Copy every line of the data in which the word "nullptr" occurs.

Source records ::
"""

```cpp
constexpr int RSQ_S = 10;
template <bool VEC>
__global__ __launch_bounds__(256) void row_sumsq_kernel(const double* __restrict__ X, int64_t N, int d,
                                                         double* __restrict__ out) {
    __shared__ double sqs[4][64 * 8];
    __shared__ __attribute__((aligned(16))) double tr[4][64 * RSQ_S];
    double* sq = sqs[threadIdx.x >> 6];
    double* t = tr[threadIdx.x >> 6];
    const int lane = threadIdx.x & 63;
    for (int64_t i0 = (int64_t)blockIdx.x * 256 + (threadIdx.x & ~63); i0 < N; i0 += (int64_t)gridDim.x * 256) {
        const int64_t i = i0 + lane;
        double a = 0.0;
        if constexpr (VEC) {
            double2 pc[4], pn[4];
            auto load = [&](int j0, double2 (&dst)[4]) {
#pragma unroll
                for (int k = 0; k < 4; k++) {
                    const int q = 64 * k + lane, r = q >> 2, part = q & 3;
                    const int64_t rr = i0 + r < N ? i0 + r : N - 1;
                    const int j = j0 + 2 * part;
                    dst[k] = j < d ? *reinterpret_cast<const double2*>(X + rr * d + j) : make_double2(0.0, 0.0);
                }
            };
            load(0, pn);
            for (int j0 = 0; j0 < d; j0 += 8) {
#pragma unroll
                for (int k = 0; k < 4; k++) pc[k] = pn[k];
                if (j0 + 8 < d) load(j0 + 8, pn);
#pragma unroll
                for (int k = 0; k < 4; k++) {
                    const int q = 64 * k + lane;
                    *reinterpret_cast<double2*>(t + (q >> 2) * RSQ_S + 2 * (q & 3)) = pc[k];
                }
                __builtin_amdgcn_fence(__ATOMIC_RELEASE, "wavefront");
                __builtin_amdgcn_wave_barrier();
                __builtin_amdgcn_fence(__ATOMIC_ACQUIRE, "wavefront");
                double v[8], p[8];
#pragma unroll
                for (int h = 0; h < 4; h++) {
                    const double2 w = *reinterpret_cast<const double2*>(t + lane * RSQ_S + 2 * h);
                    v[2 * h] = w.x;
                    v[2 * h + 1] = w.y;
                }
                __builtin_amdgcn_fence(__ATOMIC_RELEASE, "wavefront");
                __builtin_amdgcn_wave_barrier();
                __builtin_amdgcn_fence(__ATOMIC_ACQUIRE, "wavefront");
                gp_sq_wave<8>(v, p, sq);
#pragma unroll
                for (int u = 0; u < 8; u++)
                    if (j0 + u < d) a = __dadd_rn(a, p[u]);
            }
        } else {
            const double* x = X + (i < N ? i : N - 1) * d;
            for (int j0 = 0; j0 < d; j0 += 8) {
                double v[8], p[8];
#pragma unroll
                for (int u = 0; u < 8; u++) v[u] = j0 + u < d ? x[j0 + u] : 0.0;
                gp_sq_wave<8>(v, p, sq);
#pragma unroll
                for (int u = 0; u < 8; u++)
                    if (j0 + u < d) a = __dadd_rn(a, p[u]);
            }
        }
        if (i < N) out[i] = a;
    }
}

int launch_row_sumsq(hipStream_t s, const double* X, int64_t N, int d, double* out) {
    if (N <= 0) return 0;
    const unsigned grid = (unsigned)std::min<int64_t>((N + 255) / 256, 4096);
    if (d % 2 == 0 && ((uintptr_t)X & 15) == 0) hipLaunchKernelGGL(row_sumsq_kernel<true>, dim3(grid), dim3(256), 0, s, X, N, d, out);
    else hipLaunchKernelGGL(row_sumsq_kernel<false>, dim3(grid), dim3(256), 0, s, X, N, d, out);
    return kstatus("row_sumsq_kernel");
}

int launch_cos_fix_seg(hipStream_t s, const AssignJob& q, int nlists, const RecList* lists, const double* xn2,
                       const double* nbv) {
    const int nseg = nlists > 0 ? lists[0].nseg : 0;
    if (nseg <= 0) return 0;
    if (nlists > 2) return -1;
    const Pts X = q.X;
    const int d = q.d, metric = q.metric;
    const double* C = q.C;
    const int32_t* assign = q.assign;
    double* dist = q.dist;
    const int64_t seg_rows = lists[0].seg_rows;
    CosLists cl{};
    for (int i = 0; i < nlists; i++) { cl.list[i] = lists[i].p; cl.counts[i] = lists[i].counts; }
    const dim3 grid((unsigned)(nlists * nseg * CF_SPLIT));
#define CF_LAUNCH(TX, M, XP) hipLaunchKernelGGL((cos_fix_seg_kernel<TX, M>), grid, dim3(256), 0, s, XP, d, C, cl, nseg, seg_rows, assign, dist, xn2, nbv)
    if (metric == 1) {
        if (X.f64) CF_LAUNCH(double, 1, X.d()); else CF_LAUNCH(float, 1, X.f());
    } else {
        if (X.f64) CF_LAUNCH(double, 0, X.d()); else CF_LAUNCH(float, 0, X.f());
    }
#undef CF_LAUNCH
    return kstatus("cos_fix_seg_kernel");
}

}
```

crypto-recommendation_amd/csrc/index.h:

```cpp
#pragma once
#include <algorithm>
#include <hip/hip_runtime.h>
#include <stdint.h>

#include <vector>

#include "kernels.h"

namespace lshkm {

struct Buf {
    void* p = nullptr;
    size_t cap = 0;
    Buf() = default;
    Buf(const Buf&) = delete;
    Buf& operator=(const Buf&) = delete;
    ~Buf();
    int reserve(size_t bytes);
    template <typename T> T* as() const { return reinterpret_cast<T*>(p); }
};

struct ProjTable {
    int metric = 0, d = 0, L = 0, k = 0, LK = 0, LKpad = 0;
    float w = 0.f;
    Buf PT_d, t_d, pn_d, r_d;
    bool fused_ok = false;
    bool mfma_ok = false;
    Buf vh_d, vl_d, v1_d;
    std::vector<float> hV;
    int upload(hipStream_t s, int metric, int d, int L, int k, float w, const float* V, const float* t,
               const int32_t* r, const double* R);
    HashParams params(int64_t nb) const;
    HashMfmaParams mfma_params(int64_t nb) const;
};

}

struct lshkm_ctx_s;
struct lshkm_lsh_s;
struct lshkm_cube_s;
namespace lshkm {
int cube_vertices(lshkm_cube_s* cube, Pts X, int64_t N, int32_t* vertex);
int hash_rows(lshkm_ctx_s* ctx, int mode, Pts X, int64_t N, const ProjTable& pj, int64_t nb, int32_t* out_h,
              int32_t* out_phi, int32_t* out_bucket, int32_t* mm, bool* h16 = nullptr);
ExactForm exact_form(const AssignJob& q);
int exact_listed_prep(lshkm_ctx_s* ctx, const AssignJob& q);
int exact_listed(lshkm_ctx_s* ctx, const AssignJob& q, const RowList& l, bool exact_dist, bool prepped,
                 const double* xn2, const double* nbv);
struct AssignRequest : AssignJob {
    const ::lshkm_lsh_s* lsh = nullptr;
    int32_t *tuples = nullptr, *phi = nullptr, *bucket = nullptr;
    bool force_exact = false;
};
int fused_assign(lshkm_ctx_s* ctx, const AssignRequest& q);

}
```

"""

THE COMPLETED TASK ::
    void* p = nullptr;
              int32_t* out_phi, int32_t* out_bucket, int32_t* mm, bool* h16 = nullptr);
    const ::lshkm_lsh_s* lsh = nullptr;
    int32_t *tuples = nullptr, *phi = nullptr, *bucket = nullptr;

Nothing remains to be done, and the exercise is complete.